Affective instability serves as a clinically useful screening or gate criterion for borderline personality disorder (BPD) in patients with major depressive disorder or bipolar disorder, according to the results of a study published in the Journal of Clinical Psychiatry.
Mark Zimmerman, MD, from the Department of Psychiatry and Human Behavior, Brown Medical School, and the Department of Psychiatry, Rhode Island Hospital, Providence, Rhode Island, and colleagues evaluated 3674 psychiatric outpatients from December 1995 to April 2014, using a semi-structured diagnostic interview based on the Diagnostic and Statistical Manual of Mental Disorders, Fourth Edition, for BPD. Patients came from 3 diagnostic groups: those with major depressive disorder, those with bipolar disorder, and all remaining patients.
Of the 9 BPD criteria used to evaluate patients, affective instability had the highest sensitivity and negative predictive value in all 3 diagnostic groups. Its sensitivity and negative predictive value were greater than 90%. In contrast, avoiding abandonment had a positive predictive value of more than 60%, the highest among the 9 criteria, whereas it had the lowest sensitivity, at 35%. Using fear of abandonment as the gate criterion would result in missing approximately two-thirds of patients with BPD.
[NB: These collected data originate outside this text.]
inline bool lds_fits(size_t k, size_t bytes) { return k * ((bytes + 1279u) / 1280u) <= 128u; }
template <int WAVES, bool SGN, bool NLDS, int CAP, bool FLAT>
__global__ __launch_bounds__(64 * WAVES, WAVES == 16 ? 4 : 6) void bvh_pixels(const RtFrameArgs A) {
    extern __shared__ float4 lds[];
    const uint32_t n = A.bvh_nodes;
    const uint32_t n4 = (n + 4u) & ~3u;
    char* const lds_b = reinterpret_cast<char*>(lds);
    const uint32_t base = (uint32_t)(uintptr_t)lds;
    const uint32_t l0off = bvh_lds_l0(n, base);
    uint32_t* sL = reinterpret_cast<uint32_t*>(lds_b + (NLDS ? l0off : 0u));
    float4* sR = reinterpret_cast<float4*>(lds_b + (NLDS ? 4u * (base + l0off) - base : 0u));
    uint32_t* lists = reinterpret_cast<uint32_t*>(lds_b + (NLDS ? bvh_lds_lists(n, base) : 1024u));
    (void)n4;
    if (NLDS && base != 0u) { report_fault(A.rays, 1ull); return; }
    if (NLDS)
        for (uint32_t i = threadIdx.x; i <= n; i += 64 * WAVES) {
            float4 r = A.bvh_rec[i];
            if (SGN) r.w *= 4.70197740328915e-38f;
            sR[i] = r;
            const uint32_t lk = A.bvh_link[i];
            sL[i] = (int)lk < 0 ? lk : 4u * (lk + (uint32_t)(uintptr_t)sL);
        }
    const float4* R = NLDS ? sR : A.bvh_rec;
    const uint32_t* L = NLDS ? sL : A.bvh_link;
    const uint32_t lane = threadIdx.x & 63u;
    const uint32_t wave = (uint32_t)__builtin_amdgcn_readfirstlane((int)(threadIdx.x >> 6));
    constexpr uint32_t kListBytes = bvh_list_bytes(NLDS, (uint32_t)CAP);
    uint32_t* slot = reinterpret_cast<uint32_t*>(reinterpret_cast<char*>(lists) + wave * kListBytes + lane * (NLDS ? 2u : 4u));
    const uint32_t gapw = NLDS ? bvh_gap_waves(n, (uint32_t)WAVES) : 0u;
    unsigned long long* best = wave < gapw ? reinterpret_cast<unsigned long long*>(lds_b + 1024u) + wave * 64u
                                           : reinterpret_cast<unsigned long long*>(reinterpret_cast<char*>(lists) + WAVES * kListBytes) + (wave - gapw) * 64u;
    float* lut = reinterpret_cast<float*>(lds_b);
    for (uint32_t i = threadIdx.x; i < 256u; i += 64 * WAVES) lut[i] = (float)i / 255.0f;
    __syncthreads();

    const Scene sc = unpack_scene(A);
    v3 sky_c = V(0.0f, 0.0f, 0.0f);
    if (FLAT) {
        const v3 c = texel(A.face[0], 1, 1, 0, 0, lut);
        sky_c = V(__int_as_float(__builtin_amdgcn_readfirstlane(__float_as_int(c.x))),
                  __int_as_float(__builtin_amdgcn_readfirstlane(__float_as_int(c.y))),
                  __int_as_float(__builtin_amdgcn_readfirstlane(__float_as_int(c.z))));
    }
    auto flat_sky = [&](v3 r) -> v3 {
        const float z = (r.x * 0.0f + r.y * 0.0f) + r.z * 0.0f;
        return V(sky_c.x + z, sky_c.y + z, sky_c.z + z);
    };
    const float light_l1 = (__builtin_fabsf(sc.lightPos.x) + __builtin_fabsf(sc.lightPos.y)) + __builtin_fabsf(sc.lightPos.z);
    const uint32_t tiles_x = (A.W + 7u) / 8u;
    const uint32_t total = A.n_local_tiles * tiles_x * 64u;
    uint32_t cur = 0, end = 0;
    uint32_t chunk_ty = 0, chunk_tx = 0, chunk_first = ~0u;
    constexpr uint32_t kGrab = RT_BVH_GRAB;
    const uint32_t plenty = gridDim.x * (uint32_t)WAVES * 64u * 16u;
    uint32_t grab = 64u, trips = 0u;
    bool exhausted = false;
#ifdef RT_BVH_COUNT
    const uint64_t clk0 = wall_clock64();
    uint64_t clk_x = 0;
#endif

    bool active = false, shadow = false;
    uint32_t opix = 0, bounce = 0, nrays = 0;
    v3 ro = V(0, 0, 0), rd = V(0, 0, 1), color = V(1, 1, 1), fog = V(0, 0, 0);
    v3 normal = V(0, 0, 1), sdir = V(0, 0, 1), albedo = V(0, 0, 0);
    float dist = 0.0f, affect = 1.0f, sum = 0.0f, distance = 1.0f;
    uint32_t node = n;
    float t = 9999.0f;
    int idx = -1;

    for (;;) {
        ++trips;
        uint64_t idle = __ballot(!active);
        while (idle && !exhausted) {
            if (cur == end) {
                if (trips <= 2u && total - min(end, total) > plenty) grab = min(grab * 2u, kGrab);
                else if (trips > 8u) grab = 64u;
                trips = 0u;
                uint32_t base = 0;
#ifdef RT_BVH_COUNT
                const uint64_t clk_a = wall_clock64();
#endif
                if (lane == 0) base = atomicAdd(&A.qctrl[2], grab);
                base = __builtin_amdgcn_readfirstlane(base);
#ifdef RT_BVH_COUNT
                if (RT_BVH_COUNT == 14) nrays += lane == 0u ? 1u : 0u;
                if (RT_BVH_COUNT == 15) nrays += lane == 0u ? (uint32_t)(wall_clock64() - clk_a) : 0u;
#endif
                if (base >= total) {
                    exhausted = true;
#ifdef RT_BVH_COUNT
                    clk_x = wall_clock64();
#endif
                    break;
                }
                cur = base;
                end = min(base + grab, total);
            }
            if ((cur & 63u) == 0u || cur == chunk_first) {
                chunk_first = cur;
                chunk_ty = (cur >> 6) / tiles_x;
                chunk_tx = (cur >> 6) - chunk_ty * tiles_x;
            }
            const uint32_t tile_end = min(end, (cur & ~63u) + 64u);
            const uint32_t take = min((uint32_t)__popcll(idle), tile_end - cur);
            const uint32_t r = (uint32_t)__popcll(idle & ((1ull << lane) - 1ull));
            if (!active && r < take) {
                const uint32_t l = (cur + r) & 63u;
                const uint32_t ty = chunk_ty, tx = chunk_tx;
                const uint32_t x = tx * 8u + (l & 7u), row = l >> 3;
                const uint32_t y = (A.tile_first + ty * A.tile_step) * 8u + row;
                if (x < A.W && y < A.H) {
                    opix = (ty * 8u + row) * A.W + x;
                    ro = sc.cameraPos; rd = primary_dir(A, sc, x, y);
                    if (FLAT && sc.bounces == 0u) fog = scale(sc.minIntensity, flat_sky(rd));
                    color = V(1.0f, 1.0f, 1.0f); dist = 0.0f;
                    affect = 1.0f; sum = 0.0f; bounce = 0u;
                    shadow = false;
                    active = true;
                    node = 0u; t = 9999.0f; idx = -1;
                    if (sc.bounces == 0u) node = n;
                }
            }
            cur += take;
            idle = __ballot(!active);
        }
        if (__ballot(active) == 0ull) break;

        bool finished = active && sc.bounces == 0u;
        bool missed = false;
        const bool walking = node != n;
        v3 wo = ro, wd = shadow ? sdir : rd;
        float madd = 0.0f;
        if (SGN) reversed_shadow_walk(shadow, sc.lightPos, light_l1, ro, sdir, wo, wd, madd);
        else if (shadow) wo = sc.lightPos;
#ifdef RT_BVH_COUNT
        if (RT_BVH_COUNT == 3) nrays += lane == 0u ? 1u : 0u;
        trace_bvh<SGN, NLDS, CAP, WAVES == 16>(A.bvh_tail, R, L, n, A.geo, slot, best, node, shadow ? sc.lightPos : ro, shadow ? sdir : rd, wo, wd, madd, t, idx, nrays);
        if (walking && node == n) {
#else
        trace_bvh<SGN, NLDS, CAP, WAVES == 16>(A.bvh_tail, R, L, n, A.geo, slot, best, node, shadow ? sc.lightPos : ro, shadow ? sdir : rd, wo, wd, madd, t, idx);
        if (walking && node == n) {
            ++nrays;
#endif
            const float next = affect + sum;
            const bool shadow_done = shadow;
            bool decided = false;
            if (!shadow) {
                typedef float f3r __attribute__((ext_vector_type(3)));
                typedef float f4r __attribute__((ext_vector_type(4)));
                f4r hit_g;
                f3r hit_c;
                {
                    const uint32_t off = (uint32_t)(idx < 0 ? 0 : idx) << 4;
                    asm volatile("global_load_dwordx4 %0, %2, %3\n\tglobal_load_dwordx3 %1, %2, %4"
                                 : "=&v"(hit_g), "=&v"(hit_c) : "v"(off), "s"(A.geo), "s"(A.col) : "memory");
                }
                if (bounce == 0u) dist = idx >= 0 ? t : 0.0f;
                v3 sky = V(0, 0, 0);
                if (FLAT && (bounce == 0u || idx < 0)) sky = scale(sc.minIntensity, flat_sky(rd));
                if (FLAT && bounce == 0u) fog = sky;
                if (idx < 0) {
                    if (FLAT) color = divs(add(scale(sum, color), scale(affect, sky)), next);
                    else missed = true;
                    finished = true;
                }
                asm volatile("s_waitcnt vmcnt(0)" : "+v"(hit_g), "+v"(hit_c) : : "memory");
                if (idx >= 0) {
                    albedo = V(hit_c.x, hit_c.y, hit_c.z);
                    const v3 pos = add(ro, scale(t, rd));
                    const v3 centre = V(hit_g.x, hit_g.y, hit_g.z);
                    normal = normalize(sub(pos, centre));
                    ro = pos;
                    rd = normalize(reflect(rd, normal));
                    const v3 dl = sub(ro, sc.lightPos);
                    const float len = length(dl);
                    sdir = divs(dl, len);
                    distance = length_of_unit(sdir);
                    decided = shadow_decided(sc.lightPos, light_l1, sdir, len, centre, hit_g.w);
                    if (!decided) {
                        shadow = true;
                        node = 0u; t = 9999.0f; idx = -1;
                    }
#ifdef RT_BVH_COUNT
                    if (RT_BVH_COUNT == 16) nrays += decided ? 1u : 0u;
#else
                    if (decided) ++nrays;
#endif
                }
            }
            if (shadow_done || decided) {
                const float intensity = light_term(sc, ro, normal, sdir, distance, !decided && idx >= 0, t);
                const v3 blended = scale(intensity, albedo);
                color = divs(add(scale(sum, color), scale(affect, blended)), next);
                affect = affect / 2.0f;
                sum = next;
                ++bounce;
                shadow = false;
                finished = bounce >= sc.bounces;
                if (!finished) { node = 0u; t = 9999.0f; idx = -1; }
            }
        }
        if (finished) {
            if (FLAT) {
                reinterpret_cast<uint32_t*>(A.out)[opix] = compose_pixel_sky(fog, color, dist);
            } else {
                A.fin[2u * opix] = make_float4(color.x, color.y, color.z, __uint_as_float(__float_as_uint(dist) | (missed ? 0x80000000u : 0u)));
                if (missed && bounce != 0u) A.fin[2u * opix + 1u] = make_float4(rd.x, rd.y, rd.z, __uint_as_float(bounce));
            }
            active = false;
        }
    }
#ifdef RT_BVH_COUNT
    if (RT_BVH_COUNT == 9) nrays = lane == 0u ? (uint32_t)(wall_clock64() - (clk_x ? clk_x : clk0)) : 0u;
    if (RT_BVH_COUNT == 10) nrays = lane == 0u ? (uint32_t)(wall_clock64() - clk0) : 0u;
    if (RT_BVH_COUNT == 13 && lane == 0u) {
        const uint32_t w = (blockIdx.x * WAVES + wave) % 8192u;
        g_wave_clock[3 * w] = clk0; g_wave_clock[3 * w + 1] = clk_x ? clk_x : clk0; g_wave_clock[3 * w + 2] = wall_clock64();
    }
#endif
    count_rays(A.rays, nrays);
}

The researchers maintain that more effective screening for BPD in patients with major depressive disorder or bipolar disorder is essential because BPD is associated with increased rates of suicide attempts and unemployment in both these diagnostic groups. They caution, however, that screening is not diagnosing, and that the positive predictive value of the affective instability criterion was below 50%, which is among the lowest of the 9 criteria. Most of those exhibiting this criterion were not ultimately diagnosed with BPD. However, they add that a clinician can feel highly confident in ruling out a diagnosis of BPD in the absence of affective instability.
Researchers noted that the study was limited by a sample of patients who were predominantly white, female, and insured, all of whom presented to a single clinical practice for outpatient treatment.
Zimmerman M, Balling C, Dalrymple K, Chelminski I. Screening for borderline personality disorder in psychiatric outpatients with major depressive disorder and bipolar disorder. J Clin Psychiatry. 2019;80(1):18m12257.